Located only six miles from Muscat International Airport, it sounds like the ambitious glitz seen in such projects as Ras Al Khaimah’s $1bn Al Marjan “party island” project, or Dubai’s latest shoreline development, Blue Waters.
But that doesn’t mean Oman’s sleepy historical charm is being wiped out; Oman isn’t planning to become “another Dubai”. Omagine promises to be different with the developer assuring “traditionally designed residential and commercial components”.
“The tourism components are thematically imbued with culturally aware and scientifically accurate entertainment experiences. All of our developments are historically faithful to their surroundings. The tourism elements tend to emphasise the great art, music, culture, science and philosophy of the world – the great ideas – while simultaneously being hip, stylish, trendy and very 21st century,” a statement reads.
It’s a theme present in many of Oman’s plans. So keen is the country to build on its past, rather than over it, the Ministry of Heritage has even established itself as a best practice leader, imparting restoration and heritage advice to other Middle Eastern countries and as a result providing opportunity for niche sectors of the construction industry.
New Oman
In light of falling oil prices, not to mention’s Oman’s original ambition to stabilise its economy, measured development and sustainable growth are key.

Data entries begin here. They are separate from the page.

static inline size_t msm_slot_region_words(size_t T, size_t NB) {
  return ((T + NB + 1) * SLOT_WORDS + heavy_total_words((T + NB) / HEAVY_SLOTS + 1) + 3) & ~(size_t)3;
}
static inline MsmPlan& msm_sized(MsmPlan& P, size_t regions) {
  for (int u = 0; u < 2; u++) {
    const MsmSizing& z = u ? P.own : P.alloc;
    MsmWsBytes& w = u ? P.ws_used : P.ws;
    w.points = P.ws.points, w.out = P.ws.out;
    w.offsets = regions * (P.NBtot + 1) * 4;
    w.entries = regions * z.E * 4;
    w.buckets = regions * P.NB * 128;
    if (P.path == MsmPath::SmallScan || P.path == MsmPath::SmallSort) continue;
    const bool two = P.path == MsmPath::TwoLevel;
    w.counts = 2 * P.NBtot * 4;
    w.cursor = z.E * (two ? 8 : 4);
    w.slots = regions * msm_slot_region_words(z.T, P.NB) * 4;
    w.wghist = two ? (z.n_coarse + 1 + z.n_fine + 1 + ((size_t)1 << P.cl) + 1) * 4 : P.path == MsmPath::LdsOnePass ? (size_t)P.nwg * P.NB * 4 : 0;
    w.scan = two ? (scan_scratch_words(z.n_coarse) + scan_scratch_words(z.n_fine) + 4) * 4 : scan_scratch_words(P.NB) * 4;
  }
  return P;
}

static inline MsmPlan msm_plan(size_t n, size_t n_shape, size_t n_alloc, int point_kind, size_t table_stride, int num_cu, int chunks,
                               const MsmKnobs& kn) {
  MsmPlan P;
  P.n = n;
  if (n > ((size_t)1 << 27)) return P.fail("msm: n > 2^27 not supported");
  const int kind = point_kind & 0xff, table_c = (point_kind >> 8) & 0xff, table_sets = (point_kind >> 16) & 0xff;
  DigitLayout& L = P.L;
  L.merged = kind == MSM_PTS_TABLES;
  L.sets = (L.merged && table_sets) ? table_sets : 1;
  L.table_stride = table_stride;
  L.glv = !L.merged;
  L.phi_offset = kind == MSM_PTS_PLAIN ? n_shape : table_stride;
  const MsmShape sh = choose_shape_glv(n_shape, kn.glv_c);
  L.c = L.merged ? (table_c ? table_c : 16) : sh.c;
  L.nwin = L.merged ? msm_table_windows(L.c) : sh.nwin;
  P.NB = L.merged ? (size_t)L.sets << (L.c - 1) : sh.nbuckets;
  P.lgB = L.c - 1, P.red_windows = L.merged ? L.sets : L.nwin;
  P.one_set = L.merged && L.sets == 1, P.horner_c = P.one_set ? 0 : L.c;
  const size_t windows_per_pair = L.glv ? 2 * L.nwin : L.nwin, regions = chunks ? chunks : 1;
  const size_t E_max = P.own.E = n * windows_per_pair, E_alloc = P.alloc.E = n_alloc * windows_per_pair;
  P.ws.points = kind == MSM_PTS_PLAIN ? 2 * n_shape * 64 : 0;
  P.ws.out = chunks ? 0 : (size_t)MAX_WINDOWS * 128;
  P.NBtot = P.NB;
  if (L.glv && (P.NB & (P.NB - 1)) != 0 && L.c >= 17) { P.NBtot = 1; while (P.NBtot < P.NB) P.NBtot <<= 1; }

  const bool scan_ok = P.one_set && kn.small_scan != 0 && n <= ((size_t)1 << kn.scan_max_log) && (L.c == 8 || (L.c >= 10 && L.c <= 13));
  if (!chunks && (scan_ok || n < (L.merged ? SMALL_MAX_N : SMALL_MAX_N - 1)) && P.NB <= SMALL_MAX_BUCKETS) {
    P.path = scan_ok ? MsmPath::SmallScan : MsmPath::SmallSort;
    P.small_wide = E_max / P.NB > 64;
    return msm_sized(P, 1);
  }
  const size_t ref_max = L.merged ? (size_t)msm_table_rows(L.c, L.sets) * table_stride : L.phi_offset + n;
  if (ref_max > ((size_t)1 << 31) || E_max >= ((size_t)1 << 32))
    return P.fail("msm: %zu pairs x %zu windows (table stride %zu) exceed the 31-bit point references / 32-bit entry offsets", n, (size_t)L.nwin, table_stride);

  P.prefetch = kn.acc_prefetch > 0;
  const size_t resident_lanes = (size_t)num_cu * 4 * (P.prefetch ? 3 : 4) * 64;
  size_t seg = (E_max + resident_lanes - 1) / resident_lanes;
  seg = kn.acc_seg > 0 ? (size_t)kn.acc_seg : seg < 16 ? 16 : seg;
  P.seg = (uint32_t)seg;
  P.T = P.own.T = (E_max + seg - 1) / seg;
  P.t_max = kn.acc_seg > 0 ? 0u : (uint32_t)P.T;
  P.nslots = P.T + P.NB + 1;
  P.max_heavy = (P.T + P.NB) / HEAVY_SLOTS + 1;
  P.combine_wide = P.NB >= ((size_t)1 << kn.combine_wide_min_log);
  const size_t T_seg = E_alloc / (kn.acc_seg > 0 ? (size_t)kn.acc_seg : 16) + 1;
  P.alloc.T = !chunks ? P.T : kn.acc_seg > 0 ? T_seg : (resident_lanes + 1 < T_seg ? resident_lanes + 1 : T_seg);
  P.slot_region_words = msm_slot_region_words(P.alloc.T, P.NB);

  const bool plain_merged = L.merged && L.sets == 1;
  P.cl = (plain_merged && L.c == 20 && kn.coarse_log_20 == 10) ? 10 : COARSE_LOG;
  if (plain_merged && L.c == 17 && kn.coarse_log_17 == 9 && COARSE_LOG == 8 && ref_max > ((size_t)1 << (31 - 8)) && ref_max <= ((size_t)1 << (31 - 7)))
    P.cl = 9;
  if (L.glv && P.NBtot > ((size_t)STAGE_F_MAX << COARSE_LOG)) P.cl = 10;
  const size_t cbins = (size_t)1 << P.cl;
  const bool two_level = (P.NBtot & (P.NBtot - 1)) == 0 && P.NBtot >= 4096 && (P.NBtot / cbins) <= (size_t)FINE_MAX &&
                         (n >= 4096 || (L.merged && P.NBtot > ((size_t)1 << 15)));
  if (chunks && !two_level) return P.fail("msm: chunk mode needs the two-level sort (layout %zu bits, %zu buckets)", (size_t)L.c, P.NB);
  P.path = two_level ? MsmPath::TwoLevel : L.merged ? MsmPath::LdsOnePass : MsmPath::Atomic;
  if (P.path == MsmPath::LdsOnePass) {
    const size_t nwg = (n + 4095) / 4096;
    P.nwg = nwg < 1 ? 1 : nwg > (size_t)num_cu ? num_cu : (int)nwg;
    P.per_wg = (n + P.nwg - 1) / P.nwg;
  }
  if (!two_level) return msm_sized(P, regions);
  while (((size_t)1 << P.key_shift) < P.NBtot) P.key_shift++;
  P.key_shift -= P.cl;
  P.F = (int)(P.NBtot / cbins);
  P.fine_mask = (uint32_t)P.F - 1u;
  while ((1 << P.fb) < P.F) P.fb++;
  P.nwg = (int)((n + COARSE_PER_WG - 1) / COARSE_PER_WG);
  const size_t per_fine = kn.per_fine > 0 ? (size_t)kn.per_fine : (P.F >= 4096 ? 131072 : P.F >= 2048 ? 65536 : (L.glv ? 16384 : 32768));
  const size_t S = (E_max / cbins + per_fine - 1) / per_fine;
  P.S = S < 2 ? 2 : S > 64 ? 64 : (int)S;
  const size_t slice_nom = (E_max + cbins * (size_t)P.S - 1) / (cbins * (size_t)P.S);
  P.slice_cap = (uint32_t)(slice_nom + slice_nom / 2 + 1);
  P.fine_wgs = (unsigned)(cbins * (size_t)P.S + (E_max + P.slice_cap - 1) / P.slice_cap + 1);
  P.own.n_coarse = cbins * P.nwg;
  P.own.n_fine = (size_t)P.F * P.fine_wgs;
  const size_t slice_nom_a = (E_alloc + cbins * (size_t)64 - 1) / (cbins * (size_t)64);
  P.alloc.n_coarse = chunks ? cbins * ((n_alloc + COARSE_PER_WG - 1) / COARSE_PER_WG) : P.own.n_coarse;
  P.alloc.n_fine = chunks ? (size_t)P.F * (cbins * 64 + (E_alloc + slice_nom_a) / (slice_nom_a + slice_nom_a / 2 + 1) + 2) : P.own.n_fine;
  P.compact = ref_max <= ((size_t)1 << (31 - P.fb));
  P.coarse_free = (kn.sort_scan_free & 1) != 0 && cbins <= (size_t)SORT_CTR_BINS;
  P.fine_free = (kn.sort_scan_free & 2) != 0 && P.F <= STAGE_F_MAX;
  P.coarse_c = (plain_merged && (L.c == 16 || L.c == 17 || L.c == 20)) ? L.c : 0;
  P.scatter_staged = P.coarse_c != 0;
  return msm_sized(P, regions);
}
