# tambetm/simple_dqn

Hardware: AMD Instinct MI355X
Metric: train_steps/sec (batch=32, 4x84x84 uint8) (higher is better)
Workload: dtype f32; 1 GPU; BASELINE.json configs[1]: Breakout shapes, batch_size=32, replay_size=1000000, num_actions=4, HIP Q-net + device replay gather fused into conv1; global_batch=32, parallelism=dp1 (independent learners, RCCL grad all-reduce), ring=HBM mirror

## Files before the change

### __graft_entry__.py

```python
import os
import subprocess
import sys

ROOT = os.path.dirname(os.path.abspath(__file__))
if ROOT not in sys.path:
    sys.path.insert(0, ROOT)


def build():
    csrc = os.path.join(ROOT, "simple_dqn_amd", "csrc")
    subprocess.check_call(["make", "-C", csrc, "-j4"])
    emul = os.path.join(ROOT, "tests", "emul")
    subprocess.check_call(["g++", "-O2", "-ffp-contract=off", "-shared", "-fPIC", "-o", os.path.join(emul, "libsdqn_emul.so"),
                           os.path.join(emul, "emul.cpp")])
    subprocess.check_call(["g++", "-O2", "-ffp-contract=off", "-shared", "-fPIC", "-o", os.path.join(emul, "libsdqn_emul_n16.so"),
                           os.path.join(emul, "emul_n16.cpp")])
    from oracle import build_ref
    build_ref.build()
    import simple_dqn_amd
    lib = simple_dqn_amd.load()
    assert lib.sdqn_version() >= 100
    return None


def smoke():
    import random
    import numpy as np
    import simple_dqn_amd as sd
    sys.path.insert(0, os.path.join(ROOT, "tests"))
    from util import make_args
    from oracle.dqn_numpy import OracleDQN, xavier_weights
    from oracle.replay_numpy import ReplayOracle, synthetic_fill

    if not os.path.exists(sd.lib_path()):
        build()
    A, B, size = 4, 32, 2000
    args = make_args(batch_size=B)
    mem, omem = sd.ReplayMemory(size, args), ReplayOracle(size, batch_size=B)
    synthetic_fill(mem, 0, num_actions=A)
    synthetic_fill(omem, 0, num_actions=A)
    mem.sync_mirror()
    net = sd.DeepQNetwork(A, args)
    ws = xavier_weights(A, 1)
    net.set_weights(ws, 0)
    net.update_target_network()
    o = OracleDQN(A, batch_size=B, weights=ws)
    random.seed(3)
    mb = [x.copy() for x in mem.getMinibatch()]
    random.seed(3)
    omb = omem.getMinibatch()
    for a, b in zip(mb, omb):
        assert np.array_equal(a, b), "replay gather mismatch"
    random.seed(3)
    net.train_from_memory(mem, 1)
    o.train(omb)
    q, qo = net.predict(mb[0]), o.predict(omb[0])
    err = float(np.abs(q - qo).max())
    assert err < 1e-4, "Q-value mismatch vs oracle: %g" % err
    print("smoke ok: Q max-abs err vs oracle %.3e, gather bit-exact, B=%d" % (err, B))
    return None


if __name__ == "__main__":
    build()
    if len(sys.argv) > 1 and sys.argv[1] == "smoke":
        smoke()
```

### simple_dqn_amd/csrc/gemm_engine.h

```cpp
#pragma once
#include <hip/hip_runtime.h>
#include <string.h>
#include "problems.h"
#include "n16_map.h"
#include "launch.h"

namespace sdqn {

typedef float f32x16 __attribute__((ext_vector_type(16)));

template <class P, class = void> struct a_elem { typedef float type; };
template <class P> struct a_elem<P, decltype((void)sizeof(typename P::AT))> { typedef typename P::AT type; };
template <class P, class = void> struct b_elem { typedef float type; };
template <class P> struct b_elem<P, decltype((void)sizeof(typename P::BT))> { typedef typename P::BT type; };
template <class P, class = void> struct stages_lds { static constexpr bool value = false; };
template <class P> struct stages_lds<P, decltype((void)P::STAGE_LDS)> { static constexpr bool value = P::STAGE_LDS; };
template <class P> struct Staged : P { static constexpr bool STAGE_LDS = true; };
template <class P, class = void> struct a_group4 { static constexpr bool value = false; };
template <class P> struct a_group4<P, decltype((void)P::A_GROUP4)> { static constexpr bool value = P::A_GROUP4; };
template <class P, class = void> struct uses_f16_wgrad { static constexpr bool value = false; };
template <class P> struct uses_f16_wgrad<P, decltype((void)P::F16_WGRAD)> { static constexpr bool value = P::F16_WGRAD; };
template <class P, class = void> struct has_preload { static constexpr bool value = false; };
template <class P> struct has_preload<P, decltype((void)P::PRELOAD)> { static constexpr bool value = P::PRELOAD; };
template <class P, class = void> struct has_preload_multi { static constexpr bool value = false; };
template <class P> struct has_preload_multi<P, decltype((void)P::PRELOAD_MULTI)> { static constexpr bool value = P::PRELOAD_MULTI; };
struct Lead { const void* p[5]; int B, s0, s1, ctl, r0, r1; };
static_assert(sizeof(Lead) == 64, "leading block: 16 dwords");
constexpr int LEAD_ON = 256;
#define SDQN_LEAD_PARAMS const void* lp0, const void* lp1, const void* lp2, const void* lp3, const void* lp4, int lB, int ls0, int ls1, int lctl, int lr0, int lr1
#define SDQN_LEAD_ARGS(L) (L).p[0], (L).p[1], (L).p[2], (L).p[3], (L).p[4], (L).B, (L).s0, (L).s1, (L).ctl, (L).r0, (L).r1
template <class T> struct lead_noref { typedef T type; };
template <class T> struct lead_noref<T&> { typedef T type; };
#define SDQN_LEAD_SET_(f, v) a.f = (typename lead_noref<decltype(a.f)>::type)(v)
#define SDQN_LEAD_FIELDS(f0, f1, f2, f3, f4, X) \
  static void lead_pack(const StepArgs& a, Lead& l) { l.p[0] = a.f0; l.p[1] = a.f1; l.p[2] = a.f2; l.p[3] = a.f3; l.p[4] = a.f4; l.s1 = a.X; } \
  __device__ static void lead_apply(StepArgs& a, const void* q0, const void* q1, const void* q2, const void* q3, const void* q4, int x) { \
    SDQN_LEAD_SET_(f0, q0); SDQN_LEAD_SET_(f1, q1); SDQN_LEAD_SET_(f2, q2); SDQN_LEAD_SET_(f3, q3); SDQN_LEAD_SET_(f4, q4); a.X = x; }
template <class P, class = void> struct has_lead { static constexpr bool value = false; };
template <class P> struct has_lead<P, decltype((void)P::LEAD)> { static constexpr bool value = P::LEAD; };
template <class P, class = void> struct has_lead_multi { static constexpr bool value = false; };
template <class P> struct has_lead_multi<P, decltype((void)P::LEAD_MULTI)> { static constexpr bool value = P::LEAD_MULTI; };
inline int lead_grid(const dim3& g) { return (int)(g.x | g.y << 16 | g.z << 24); }
inline bool lead_grid_fits(const dim3& g) { return g.x < 65536u && g.y < 256u && g.z < 128u; }
inline int lead_ctl(const StepArgs& a, bool on) {
  const bool fits = a.B < 128 && a.xcd_map >= 0 && a.xcd_map < 256 && a.nz >= 0 && a.nz < 16 && a.S4 >= 0 && a.S4 < 256;
  return (a.xcd_map & 255) | (on && fits ? LEAD_ON : 0) | ((a.nz & 15) << 12) | ((a.S4 & 255) << 16);
}
__device__ __forceinline__ void lead_scalars(StepArgs& a, int B, int ctl) { a.B = B; a.xcd_map = ctl & 255; a.nz = (ctl >> 12) & 15; a.S4 = (ctl >> 16) & 255; }
#define SDQN_LEAD_FWD lp0, lp1, lp2, lp3, lp4, lB, ls0, ls1, lctl, lr0, lr1
template <class P, class = void> struct uses_f16_mfma { static constexpr bool value = false; };
template <class P> struct uses_f16_mfma<P, decltype((void)P::F16_MFMA)> { static constexpr bool value = P::F16_MFMA; };
template <class P, class = void> struct n16_waves { static constexpr int value = 0; };
template <class P> struct n16_waves<P, decltype((void)P::N16_WAVES)> { static constexpr int value = P::N16_WAVES; };
template <class P, int NW> constexpr bool use_n16() {
  return NW > 1 && n16_waves<P>::value == NW && stages_lds<P>::value && !uses_f16_wgrad<P>::value && !uses_f16_mfma<P>::value;
}
template <class P, class = void> struct gated_store { static constexpr bool value = false; };
template <class P> struct gated_store<P, decltype((void)P::GATED)> { static constexpr bool value = P::GATED; };
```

Fahad al Ismaili, executive director, Tibiaan Properties, advises: “The government dependency on oil income is a major concern for the near future. Therefore, making the necessary arrangements to boost global trade, manufacturing, exports and tourism should be made immediately, before it is too late.
“Creating proper free zones to allow 100% ownership of an enterprise, 100% repatriation of capital and profits, no minimum capital investment, no corporate or personal tax and no need for a local partner will be a great first step towards income diversity.”
Echoing Ismaili’s observations, Sobey agrees that tourism is only a small part of the equation with pre-cast housing, port development and liquidity in the banking sector all playing a part (see graphic).
“Rapid urbanisation, increased disposable incomes, ease of availability of housing loans, and low interest rates are driving construction activity in Oman with an increase of capital investment, as a percentage of the GDP, in the construction industry. The increase is expected to be channeled towards meeting the high construction demand across the region,” he says.
Against this backdrop, Oman is dependent upon the private sector to execute its ambitions as BMI Research predicts the country’s budget will fall into deficit this year. On the plus side, Oman has one of the most robust PPP models in the region, almost guaranteed help from its neighbours and sovereign wealth funds to fall back on, meaning that the combination of long term economic development strategies and reduced oil prices – far from sounding a warning alarm – could in fact create the perfect storm.